Sign of the Blood
When I see the blood I will pass over you. —Exodus 12:13
Of all the events in the history of that most wonderful of all nations, Israel, there is none quite so unique, so sacred, or significant as the one that we undertake to consider tonight known as the Passover. So wonderful was it that God commanded that people to keep it as a memorial feast forever. It was never to be forgotten. And although at the time of the Passover Israel was practically a nation of slaves, from then until now wherever a Jew exists he will point to that hour in Egypt as the grandest moment in his nation’s life and history. This miracle or one act of judgment stands out as the one instance of Divine intervention, unmistakable and direct, by virtue of which upwards of three millions of people were suddenly exalted from a state of serfdom to the status of a free nation. The staff of Pharaoh had been broken by the arm of the Almighty God, and Israel became a nation of priests unto God and His peculiar people.
But great as this event was, it typified a still greater. It foreshadowed something of a deeper significance than the miracle itself, for it pointed forward to Calvary where “Christ, our Passover, was sacrificed for us.” That one statement in the New Testament connects the event in Egypt with the crucifixion of Jesus and makes it unmistakably plain that the one was a type of the other.
Christ Our All
You have probably observed that a remarkable feature of the Bible is the prominence that it gives to one man, to his life, his influence, his work, and teaching. He is the foundation of everything. He is the superstructure and he is the cap-stone of all. Just as the sun is the center of our solar system, so Christ is the center around which circle all the doctrines, all the history and all the prophecy of the Bible. He is the “Alpha and Omega, the beginning and the ending, the first and the last.”
Jesus the Name high over all
In hell or earth or sky.
As I study the Scriptures I see Jesus right from the day that word came to Mother Eve that the “seed of the woman shall bruise the serpent’s head.” That was the first promise of a Savior. In every lamb offered on a Jewish altar from then until He came I see a type of that glorious sacrifice made by Jesus on Calvary’s hill. Every one of those offerings has a peculiar story to tell, and tonight we consider the greatest and most significant of all. The Apostle Paul, you remember, speaking of these things, says, “Now all these things happened unto them for ensamples, and are written for our admonition upon whom the ends of the world are come.” If you want a good full view of the Gospel and the provision God has made for humanity you have to go back to some of those Old Testament types to get the real vision. There are several great truths that this narrative emphasizes: (1) Universal Condemnation; (2) Satisfactory Substitution; (3) Personal Appropriation; (4) Divine Confirmation, and (5) Glorious Liberation.

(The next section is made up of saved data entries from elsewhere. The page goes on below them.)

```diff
@@ -934,15 +997,19 @@
     }
     const StreamGeometry geo = stream_geometry(N, G, c ? c->stream_resident : 0);
     if (geo.blocks > 0x1fffffffll) return fail(PROSSTT_AMD_EINVAL, "too many tiles; chunk the cells");
-    int rc = sampler_setup(c, st, means, rows, G, row_of_cell, scaling, alpha, beta, N, flags, &A, &geo, cell_offset,
-                           cell_index, seed);
+    int rc;
+    int32_t* d_out = out;
+    if (c && N > 0 && G > 0) {
+        HIP_TRY(hipSetDevice(c->device));
+        if ((rc = st.out(d_out, (size_t)N * ld_out))) return rc;
+    }
+    rc = sampler_setup(c, st, means, rows, G, row_of_cell, scaling, alpha, beta, N, flags, &A, &geo, cell_offset,
+                       cell_index, seed, d_out, ld_out);
     if (rc) return rc;
     if (N == 0 || G == 0) return 0;
     const k3::HeavyList heavy = A.heavy;
     k3::CellInfo* cellinfo = A.cellinfo;
     const int64_t* d_cell_index = A.cell_index;
-    int32_t* d_out = out;
-    if ((rc = st.out(d_out, (size_t)N * ld_out))) return rc;
 
     const bool vec = (G % 4 == 0) && (ld_out % 4 == 0) && (((uintptr_t)A.means & 15) == 0) &&
                      (((uintptr_t)d_out & 15) == 0);
@@ -966,12 +1033,18 @@
     HIP_TRY(hipGetLastError());
     const uint64_t region_blocks = (geo.regions + 15u) / 16u;
     const unsigned heavy_blocks = (unsigned)(region_blocks < 256u ? 256u : (region_blocks < (uint64_t)c->heavy_grid ? region_blocks : (uint64_t)c->heavy_grid));
-    k3::sample_counts_heavy_kernel<<<dim3(heavy_blocks), dim3(k3::kHeavyBlock), 0, c->stream>>>(
-        (const k3::HeavyList*)A.heavy_rec, (uint32_t)geo.regions, geo.plan, A.means, rows, G, A.row_of_cell,
-        A.scal, A.ga, A.gbm1, N, k0, k1, cell_offset, d_cell_index, d_out, ld_out,
-        (checked && !(flags & PROSSTT_AMD_PARAMS_NONNEG)) ? c->scratch : nullptr, (uint32_t)kFullReq + c->call_parity,
-        (uint32_t)kStickyRow, (uint32_t)kStickyDomain);
-    HIP_TRY(hipGetLastError());
+    const bool fused = geo.group != 0u, full_check = checked && !(flags & PROSSTT_AMD_PARAMS_NONNEG);
+    if (!fused || full_check) {
+        k3::sample_counts_heavy_kernel<<<dim3(heavy_blocks), dim3(k3::kHeavyBlock), 0, c->stream>>>(
+            (const k3::HeavyList*)A.heavy_rec, fused ? 0u : (uint32_t)geo.regions, geo.plan, A.means, rows, G, A.row_of_cell,
+            A.scal, A.ga, A.gbm1, N, k0, k1, cell_offset, d_cell_index, d_out, ld_out,
+            full_check ? c->scratch : nullptr, (uint32_t)kFullReq + c->call_parity,
+            (uint32_t)kStickyRow, (uint32_t)kStickyDomain);
+        HIP_TRY(hipGetLastError());
+    }
+    c->last_fused = fused;
+    c->last_heavy_launches = (!fused || full_check) ? 1 : 0;
+    c->last_groups = fused ? (int64_t)heavy.call.groups : 0;
     c->list = heavy;
     c->list_regions = geo.regions;
     c->list_plan = geo.plan;
@@ -1008,19 +1081,23 @@
     int64_t written = 0;
     std::vector<uint32_t> counts(c->list_regions);
     HIP_TRY(hipMemcpy(counts.data(), c->list.count, counts.size() * 4, hipMemcpyDeviceToHost));
-    uint2 dense[k3::kDense];
+    std::vector<uint2> dense(k3::kDense);
     uint32_t wid[k3::kWalkSlots];
     for (uint64_t r = 0; r < c->list_regions; ++r) {
         const uint32_t listed = counts[r] & 0xffffu, walks = counts[r] >> 16;
-        const uint32_t nd = listed > c->list.cap ? 0u : (listed < (uint32_t)k3::kDense ? listed : (uint32_t)k3::kDense);
-        *total += nd + walks;
-        if (nd + walks == 0 || written >= cap) continue;
-        if (nd) HIP_TRY(hipMemcpy(dense, c->list.dense + r * k3::kDense, (size_t)nd * sizeof(uint2), hipMemcpyDeviceToHost));
+        const uint32_t nl = listed > c->list.cap ? 0u : listed;
+        const uint32_t nd = nl < (uint32_t)k3::kDense ? nl : (uint32_t)k3::kDense;
+        const uint32_t ns = c->last_fused ? nl - nd : 0u;
+        *total += nd + ns + walks;
+        if (nd + ns + walks == 0 || written >= cap) continue;
+        dense.resize((size_t)nd + ns);
+        if (nd) HIP_TRY(hipMemcpy(dense.data(), c->list.dense + r * k3::kDense, (size_t)nd * sizeof(uint2), hipMemcpyDeviceToHost));
+        if (ns) HIP_TRY(hipMemcpy(dense.data() + nd, c->list.list + r * ((size_t)c->list.cap + k3::kListTail) + k3::kDense, (size_t)ns * sizeof(uint2), hipMemcpyDeviceToHost));
         if (walks) HIP_TRY(hipMemcpy(wid, c->list.wid + r * k3::kWalkSlots, (size_t)walks * 4, hipMemcpyDeviceToHost));
         const k3::StripAt at = k3::strip_of_region(c->list_plan, (uint32_t)r);
         const int64_t tile_g = at.tile_g, n0 = at.n0;
-        for (uint32_t i = 0; i < nd + walks && written < cap; ++i, ++written) {
-            const uint32_t pos = i < nd ? dense[i].x : (wid[i - nd] & 0xffffu);
+        for (uint32_t i = 0; i < nd + ns + walks && written < cap; ++i, ++written) {
+            const uint32_t pos = i < nd + ns ? dense[i].x : (wid[i - nd - ns] & 0xffffu);
             cells[written] = n0 + (pos >> 8);
             genes[written] = (int32_t)(tile_g * kTileG + (pos & 255u));
         }
diff --git a/prosstt_amd/device.py b/prosstt_amd/device.py
--- a/prosstt_amd/device.py
+++ b/prosstt_amd/device.py
@@ -164,6 +164,11 @@
             self._h, classes.ctypes.data_as(ctypes.c_void_p), ctypes.byref(n), ctypes.byref(tiles), ctypes.byref(blocks)))
         return classes[:n.value].copy(), tiles.value, blocks.value
 
+    def last_heavy_mode(self):
+        fused, launches, groups = ctypes.c_int32(0), ctypes.c_int32(0), ctypes.c_int64(0)
+        _native.check(self._lib.prosstt_amd_last_heavy_mode(self._h, ctypes.byref(fused), ctypes.byref(launches), ctypes.byref(groups)))
+        return bool(fused.value), launches.value, groups.value
+
     HW_OPS = dict(rcp=0, log2=1, exp2neg=2)
 
     def hw_math(self, op, first_bits, count):
```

The Universal Condemnation
God said, “All the first-born in the land of Egypt shall die from the first-born of Pharaoh that sitteth upon his throne even unto the first-born of the maid servants that is behind the mill, and all the first-born of beasts. You will see here, friends, that the land of Goshen where the Israelites lived was under this judgment. This condemnation just as assuredly rested upon all Israel as it did upon the Egyptians. They were all under judgment of death. None were excepted or exempt. God Himself was to pass through the land that night and no sinner could stand in the presence of the Almighty. This was not only true of that day but it is true of our day. “Death has passed upon all men because all have sinned.” “All the world is guilty before God,” said Paul. It is not a question of being on trial as some folks seem to think. They talk as if they were on probation and were going to stand some time in the future in the court of heaven and would find out then whether they were saved or lost. But, dear friends, this thought is not in keeping with the Scriptures. The trial is all over. The verdict has been rendered. “Every mouth is stopped and all the world is guilty before God.” That is not my word. I would not dare to make a statement like that of myself, but upon the authority of God’s Word every man and woman who is not sheltered by the precious blood of God’s Lamb is most assuredly under a sentence of death.

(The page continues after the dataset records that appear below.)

__device__ __forceinline__ void dlt_column(int c, const double* x, const double* y, const double* u, const double* v, Col& out)
{
#pragma unroll
    for (int k = 0; k < 4; ++k) {
        const double e0[9] = { -x[k], -y[k], -1.0, 0.0, 0.0, 0.0, u[k] * x[k], u[k] * y[k], u[k] };
        const double e1[9] = { 0.0, 0.0, 0.0, -x[k], -y[k], -1.0, v[k] * x[k], v[k] * y[k], v[k] };
        double r0 = e0[0], r1 = e1[0];
#pragma unroll
        for (int j = 1; j < 9; ++j) {
            r0 = (c == j) ? e0[j] : r0;
            r1 = (c == j) ? e1[j] : r1;
        }
        out.v[2 * k] = r0;
        out.v[2 * k + 1] = r1;
    }
#pragma unroll
    for (int i = 0; i < 9; ++i) out.v[8 + i] = (i == c) ? 1.0 : 0.0;
}

__device__ __forceinline__ double column_norm(const Col& a)
{
    double n = 0.0;
#pragma unroll
    for (int i = 0; i < 8; ++i) n = n + a.v[i] * a.v[i];
    return n;
}

template <int SAMPLER, class... TABLE>
__global__ void __launch_bounds__(256)
k_dlt4(const double* __restrict__ x1, const double* __restrict__ y1,
       const double* __restrict__ x2, const double* __restrict__ y2, int N,
       unsigned long long seed, long long first, int M, int* __restrict__ idx_out,
       double* __restrict__ H_out, TABLE... table)
{
    static_assert(sizeof...(TABLE) == (SAMPLER == DLT_SAMPLER_LOCAL ? 3 : 0), "the local sampler takes nbr, k, uniform_per_16");
    __builtin_amdgcn_s_setprio(3);
    __shared__ double sN[4][9][HPW];
    __shared__ double sK[4][6][HPW];
    const int lane = threadIdx.x & 63;
    const int wave = threadIdx.x >> 6;
    const int slot = (lane >> 2) & 3;
    const int hs = (lane >> 4) * 4 + (lane & 3);
    const int m = (blockIdx.x * 4 + wave) * HPW + hs;
    const bool live = m < M;

    Col A, B, C;
    {
        int id[4] = { 0, 0, 0, 0 };
        double sx[4], sy[4], dx[4], dy[4];
        if (live) sample4_by(seed, (unsigned long long)(first + m), (unsigned int)N, id, table...);
#pragma unroll
        for (int k = 0; k < 4; ++k) {
            sx[k] = x1[id[k]]; sy[k] = y1[id[k]]; dx[k] = x2[id[k]]; dy[k] = y2[id[k]];
        }
        if (live && slot == 0 && idx_out) {
#pragma unroll
            for (int k = 0; k < 4; ++k) idx_out[4 * (size_t)m + k] = id[k];
        }
        double cx1 = ((sx[0] + sx[1]) + sx[2]) + sx[3], cy1 = ((sy[0] + sy[1]) + sy[2]) + sy[3];
        double cx2 = ((dx[0] + dx[1]) + dx[2]) + dx[3], cy2 = ((dy[0] + dy[1]) + dy[2]) + dy[3];
        cx1 = cx1 * 0.25; cy1 = cy1 * 0.25; cx2 = cx2 * 0.25; cy2 = cy2 * 0.25;
        double d1 = 0.0, d2 = 0.0;
#pragma unroll
        for (int k = 0; k < 4; ++k) {
            const double ax = sx[k] - cx1, ay = sy[k] - cy1, bx = dx[k] - cx2, by = dy[k] - cy2;
            d1 = d1 + sqrt(ax * ax + ay * ay);
            d2 = d2 + sqrt(bx * bx + by * by);
        }
        const double s1 = sqrt(2.0) / (d1 * 0.25), s2 = sqrt(2.0) / (d2 * 0.25);
        if (slot == 0) {
            sK[wave][0][hs] = s1; sK[wave][1][hs] = s2; sK[wave][2][hs] = cx1;
            sK[wave][3][hs] = cy1; sK[wave][4][hs] = cx2; sK[wave][5][hs] = cy2;
        }
        double x[4], y[4], u[4], v[4];
#pragma unroll
        for (int k = 0; k < 4; ++k) {
            x[k] = (sx[k] - cx1) * s1; y[k] = (sy[k] - cy1) * s1;
            u[k] = (dx[k] - cx2) * s2; v[k] = (dy[k] - cy2) * s2;
        }
        dlt_column(slot + 1, x, y, u, v, A);
        dlt_column(8 - slot, x, y, u, v, B);
        dlt_column(0, x, y, u, v, C);
    }

    const unsigned sw = slot == 0 ? swapped_rounds(0) : slot == 1 ? swapped_rounds(1) : slot == 2 ? swapped_rounds(2) : swapped_rounds(3);
    for (int sweep = 0; sweep < 30; ++sweep) {
        unsigned long long rotated = 0;
#pragma unroll 1
        for (int r = 0; r < 9; r += 3) {
            rotated |= __ballot(rotate_pair(A, B, (sw >> r) & 1u, live));
            shift_columns(A, B, C);
            rotated |= __ballot(rotate_pair(B, C, (sw >> (r + 1)) & 1u, live));
            shift_columns(B, C, A);
            rotated |= __ballot(rotate_pair(C, A, (sw >> (r + 2)) & 1u, live));
            shift_columns(C, A, B);
        }
        if (rotated == 0) break;
    }

    sN[wave][slot + 1][hs] = column_norm(A);
    sN[wave][8 - slot][hs] = column_norm(B);
    if (slot == 0) sN[wave][0][hs] = column_norm(C);
    wave_sync();
    int jm = 0;
    {
        double best = 0.0;
        for (int j = 0; j < 9; ++j) {
            const double a = sN[wave][j][hs];
            if (j == 0 || a < best) { best = a; jm = j; }
        }
    }
    wave_sync();
    if (jm == slot + 1) {
#pragma unroll
        for (int j = 0; j < 9; ++j) sN[wave][j][hs] = A.v[8 + j];
    } else if (jm == 8 - slot) {
#pragma unroll
        for (int j = 0; j < 9; ++j) sN[wave][j][hs] = B.v[8 + j];
    } else if (jm == 0 && slot == 0) {
#pragma unroll
        for (int j = 0; j < 9; ++j) sN[wave][j][hs] = C.v[8 + j];
    }
    wave_sync();

    if (live && slot == 0) {
        double g[9];
#pragma unroll
        for (int j = 0; j < 9; ++j) g[j] = sN[wave][j][hs];
        const double s1 = sK[wave][0][hs], s2 = sK[wave][1][hs], cx1 = sK[wave][2][hs];
        const double cy1 = sK[wave][3][hs], cx2 = sK[wave][4][hs], cy2 = sK[wave][5][hs];
        double A1[9];
#pragma unroll
        for (int r = 0; r < 3; ++r) {
            const double a = g[3 * r], b = g[3 * r + 1], c = g[3 * r + 2];
            A1[3 * r] = a * s1;
            A1[3 * r + 1] = b * s1;
            A1[3 * r + 2] = (c - (a * s1) * cx1) - (b * s1) * cy1;
        }
        const double is2 = 1.0 / s2;
        double Hh[9];
#pragma unroll
        for (int j = 0; j < 3; ++j) {
            Hh[j] = A1[j] * is2 + cx2 * A1[6 + j];
            Hh[3 + j] = A1[3 + j] * is2 + cy2 * A1[6 + j];
            Hh[6 + j] = A1[6 + j];
        }
        double fro = 0.0;
#pragma unroll
        for (int j = 0; j < 9; ++j) fro = fro + Hh[j] * Hh[j];
        double sc = 1.0 / sqrt(fro);
        if (Hh[8] < 0.0) sc = -sc;
        double* out = H_out + 9 * (size_t)m;
#pragma unroll
        for (int j = 0; j < 9; ++j) out[j] = Hh[j] * sc;
    }
}

__global__ void __launch_bounds__(256)
k_fund8(const double* __restrict__ x1, const double* __restrict__ y1,
        const double* __restrict__ x2, const double* __restrict__ y2, int N,
        unsigned long long seed, long long first, int M, int* __restrict__ idx_out,
        double* __restrict__ F_out)
{
    __shared__ double sW[4][WROWS * WCOLS][HPW];
    const int lane = threadIdx.x & 63;
    const int wave = threadIdx.x >> 6;
    const int hs = lane & (HPW - 1);
    const int slot = lane >> 4;
    const int m = (blockIdx.x * 4 + wave) * HPW + hs;
    const bool live = m < M;
    double (*W)[HPW] = sW[wave];
#define WE(r, c) W[(r) * WCOLS + (c)][hs]

    int id[8] = { 0, 0, 0, 0, 0, 0, 0, 0 };
    if (live) sample_tuple<8, 256>(seed, (unsigned long long)(first + m), (unsigned int)N, id);
    double sx[8], sy[8], dx[8], dy[8];
#pragma unroll
    for (int k = 0; k < 8; ++k) { sx[k] = x1[id[k]]; sy[k] = y1[id[k]]; dx[k] = x2[id[k]]; dy[k] = y2[id[k]]; }
    if (live && slot == 0 && idx_out) {
#pragma unroll
        for (int k = 0; k < 8; ++k) idx_out[8 * (size_t)m + k] = id[k];
    }
    double cx1 = sx[0], cy1 = sy[0], cx2 = dx[0], cy2 = dy[0];
#pragma unroll
    for (int k = 1; k < 8; ++k) { cx1 = cx1 + sx[k]; cy1 = cy1 + sy[k]; cx2 = cx2 + dx[k]; cy2 = cy2 + dy[k]; }
    cx1 = cx1 * 0.125; cy1 = cy1 * 0.125; cx2 = cx2 * 0.125; cy2 = cy2 * 0.125;
    double d1 = 0.0, d2 = 0.0;
#pragma unroll
    for (int k = 0; k < 8; ++k) {
        const double ax = sx[k] - cx1, ay = sy[k] - cy1, bx = dx[k] - cx2, by = dy[k] - cy2;
        d1 = d1 + sqrt(ax * ax + ay * ay);
        d2 = d2 + sqrt(bx * bx + by * by);
    }
    const double s1 = sqrt(2.0) / (d1 * 0.125), s2 = sqrt(2.0) / (d2 * 0.125);

#pragma unroll
    for (int k = 0; k < 8; ++k)
        if ((k >> 1) == slot) {
            const double x = (sx[k] - cx1) * s1, y = (sy[k] - cy1) * s1;
            const double u = (dx[k] - cx2) * s2, v = (dy[k] - cy2) * s2;
            WE(k, 0) = u * x; WE(k, 1) = u * y; WE(k, 2) = u;
            WE(k, 3) = v * x; WE(k, 4) = v * y; WE(k, 5) = v;
            WE(k, 6) = x; WE(k, 7) = y; WE(k, 8) = 1.0;
        }
    if (slot < 3)
        for (int i = 3 * slot; i < 3 * slot + 3; ++i)
            for (int j = 0; j < 9; ++j) WE(8 + i, j) = (i == j) ? 1.0 : 0.0;
    __syncthreads();

    null9_sweeps(W, hs, slot, live);

    if (live && slot == 0) {
        double g[9];
        null9_vector(W, hs, g);
        double Mm[9], V[9], D[3];
        for (int i = 0; i < 3; ++i)
            for (int j = 0; j < 3; ++j) {
                double a = 0.0;
                for (int k = 0; k < 3; ++k) a = a + g[3 * k + i] * g[3 * k + j];
                Mm[3 * i + j] = a;
            }
        jacobi_sym_dev(3, Mm, V, D);
        int jm = 0;
        for (int j = 1; j < 3; ++j) if (D[j] < D[jm]) jm = j;
        const double v0 = V[0 * 3 + jm], v1 = V[1 * 3 + jm], v2 = V[2 * 3 + jm];
        double Fn[9];
        for (int r = 0; r < 3; ++r) {
            const double w = (g[3 * r] * v0 + g[3 * r + 1] * v1) + g[3 * r + 2] * v2;
            Fn[3 * r] = g[3 * r] - w * v0;
            Fn[3 * r + 1] = g[3 * r + 1] - w * v1;
            Fn[3 * r + 2] = g[3 * r + 2] - w * v2;
        }
        double B[9];
        for (int r = 0; r < 3; ++r) {
            const double a = Fn[3 * r] * s1, b = Fn[3 * r + 1] * s1;
            B[3 * r] = a; B[3 * r + 1] = b;
            B[3 * r + 2] = (Fn[3 * r + 2] - a * cx1) - b * cy1;
        }
        double Fh[9];
        const double tx = s2 * cx2, ty = s2 * cy2;
        for (int j = 0; j < 3; ++j) {
            Fh[j] = s2 * B[j];
            Fh[3 + j] = s2 * B[3 + j];
            Fh[6 + j] = (B[6 + j] - tx * B[j]) - ty * B[3 + j];
        }
        double fro = 0.0;
        for (int j = 0; j < 9; ++j) fro = fro + Fh[j] * Fh[j];
        double sc = 1.0 / sqrt(fro);
        if (Fh[8] < 0.0) sc = -sc;
        double* out = F_out + 9 * (size_t)m;
        for (int j = 0; j < 9; ++j) out[j] = Fh[j] * sc;
    }
#undef WE
}

__device__ __forceinline__ double det3_rows(const double* r0, const double* r1, const double* r2)
{
    return (r0[0] * (r1[1] * r2[2] - r1[2] * r2[1]) - r0[1] * (r1[0] * r2[2] - r1[2] * r2[0])) +
           r0[2] * (r1[0] * r2[1] - r1[1] * r2[0]);
}

__device__ __forceinline__ double cubic_newton(double c0, double c1, double c2, double c3, double t)
{
    double p = ((c3 * t + c2) * t + c1) * t + c0;
    for (int it = 0; it < 4; ++it) {
        const double dp = (3.0 * c3 * t + 2.0 * c2) * t + c1;
        const double tn = t - p / dp;
        const double pn = ((c3 * tn + c2) * tn + c1) * tn + c0;
        if (!(fabs(pn) <= fabs(p)) || !(fabs(tn) < 1e300)) break;
        t = tn; p = pn;
    }
    return t;
}

struct CubicRoots { double t0, t1, t2; int n; };

__device__ __forceinline__ CubicRoots cubic_real_roots(double c0, double c1, double c2, double c3)
{
    const double qnan = __longlong_as_double(0x7ff8000000000000ll);
    const double a = c2 / c3, b = c1 / c3, c = c0 / c3;
    const double Q = (a * a - 3.0 * b) / 9.0;
    const double R = ((2.0 * a * a * a - 9.0 * a * b) + 27.0 * c) / 54.0;
    const double Q3 = Q * Q * Q;
    const double disc = R * R - Q3;
    const double a3 = a / 3.0;
    const bool usable = (fabs(a) < 1e300) && (fabs(b) < 1e300) && (fabs(c) < 1e300) && (fabs(disc) < 1e300);
    const bool three = disc < 0.0;
    const double theta = acos(R / sqrt(Q3));
    const double sq = -2.0 * sqrt(Q);
    const double two_pi = 6.283185307179586476925286766559;
    const double u0 = sq * cos(theta / 3.0) - a3;
    const double u1 = sq * cos((theta + two_pi) / 3.0) - a3;
    const double u2 = sq * cos((theta - two_pi) / 3.0) - a3;
    double A = cbrt(fabs(R) + sqrt(disc));
    if (R >= 0.0) A = -A;
    const double B = (A == 0.0) ? 0.0 : Q / A;
    const double w0 = (A + B) - a3;
    const double w1 = -0.5 * (A + B) - a3;
    const int nr = !usable ? 0 : three ? 3 : (disc == 0.0 && Q > 0.0) ? 2 : 1;
    double r0 = nr == 0 ? qnan : cubic_newton(c0, c1, c2, c3, three ? u0 : w0);
    double r1 = nr < 2 ? qnan : cubic_newton(c0, c1, c2, c3, three ? u1 : w1);
    double r2 = nr < 3 ? qnan : cubic_newton(c0, c1, c2, c3, u2);
    { const bool sw = (r1 < r0) || (r0 != r0 && r1 == r1); const double lo = sw ? r1 : r0, hi = sw ? r0 : r1; r0 = lo; r1 = hi; }
    { const bool sw = (r2 < r1) || (r1 != r1 && r2 == r2); const double lo = sw ? r2 : r1, hi = sw ? r1 : r2; r1 = lo; r2 = hi; }
    { const bool sw = (r1 < r0) || (r0 != r0 && r1 == r1); const double lo = sw ? r1 : r0, hi = sw ? r0 : r1; r0 = lo; r1 = hi; }
    return CubicRoots{ r0, r1, r2, nr };
}

__global__ void __launch_bounds__(256)
k_fund7(const double* __restrict__ x1, const double* __restrict__ y1,
        const double* __restrict__ x2, const double* __restrict__ y2, int N,
        unsigned long long seed, long long first, int M, int* __restrict__ idx_out,
        double* __restrict__ F_out, int* __restrict__ nvalid_out)
{
    __shared__ double sW[4][WROWS * WCOLS][HPW];
    const int lane = threadIdx.x & 63;
    const int wave = threadIdx.x >> 6;
    const int hs = lane & (HPW - 1);
    const int slot = lane >> 4;
    const int m = (blockIdx.x * 4 + wave) * HPW + hs;
    const bool live = m < M;
    double (*W)[HPW] = sW[wave];
#define WE(r, c) W[(r) * WCOLS + (c)][hs]

    int id[7] = { 0, 0, 0, 0, 0, 0, 0 };
    if (live) sample_tuple<7, 256>(seed, (unsigned long long)(first + m), (unsigned int)N, id);
    double sx[7], sy[7], dx[7], dy[7];
#pragma unroll
    for (int k = 0; k < 7; ++k) { sx[k] = x1[id[k]]; sy[k] = y1[id[k]]; dx[k] = x2[id[k]]; dy[k] = y2[id[k]]; }
    if (live && slot == 0 && idx_out) {
#pragma unroll
        for (int k = 0; k < 7; ++k) idx_out[7 * (size_t)m + k] = id[k];
    }
    double cx1 = sx[0], cy1 = sy[0], cx2 = dx[0], cy2 = dy[0];
#pragma unroll
    for (int k = 1; k < 7; ++k) { cx1 = cx1 + sx[k]; cy1 = cy1 + sy[k]; cx2 = cx2 + dx[k]; cy2 = cy2 + dy[k]; }
    cx1 = cx1 / 7.0; cy1 = cy1 / 7.0; cx2 = cx2 / 7.0; cy2 = cy2 / 7.0;
    double d1 = 0.0, d2 = 0.0;
#pragma unroll
    for (int k = 0; k < 7; ++k) {
        const double ax = sx[k] - cx1, ay = sy[k] - cy1, bx = dx[k] - cx2, by = dy[k] - cy2;
        d1 = d1 + sqrt(ax * ax + ay * ay);
        d2 = d2 + sqrt(bx * bx + by * by);
    }
    const double s1 = sqrt(2.0) / (d1 / 7.0), s2 = sqrt(2.0) / (d2 / 7.0);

A few years ago I preached the Gospel to a lot of prisoners in a large penitentiary in this country. Probably five hundred men were before me. My subject on that occasion was, “Christ, the Way, the Truth, the Life,” and I talked to them about Christ being the Way to Pardon, Peace, Power and Paradise. While addressing these men I was arrested by the face of a young man about the center of the crowd on the front seat. He looked so intently into my face, and seemed to be little more than a boy fresh from the country. When the service was over I asked one of the officials who that fine-looking boy in the center was, and remarked that he did not look like a criminal. “But he is,” replied the official, “and he is a bad one. He is a condemned man.” I said, “Oh, I thought they were all condemned.” “Yes,” he said, “but this man is condemned to die,” and inside of ten days he was executed. He was guilty of a crime that brought the penalty of death upon himself, and the day that I was speaking to him he was a prisoner in the penitentiary only waiting the hour when the sentence would be executed. Now, friends, according to the Scripture that is just the condition that many of you are in tonight, in fact all of you who are not sheltered by the Blood. It isn’t a question of being murderers and robbers or thieves. Jesus said, “He that believeth not is condemned already.” Not maybe or will be sometime in the future, but he is condemned “already.” And why? “Because he believeth not on the only begotten Son of God.” You may believe or not believe a thousand other things which will not affect your future life, but if you are not a believer in the deity of Jesus of Nazareth, then you are under the condemnation of death. Let me ask you a question at this point. Are you trusting Him as your own personal Savior? Do you believe that He was God manifested in the flesh as the Scriptures teach? Do you believe that He died for you on the cross of Calvary? If not, then you are under that dreadful sentence simply waiting execution. “The wages of sin is death.” This is surely a solemn word.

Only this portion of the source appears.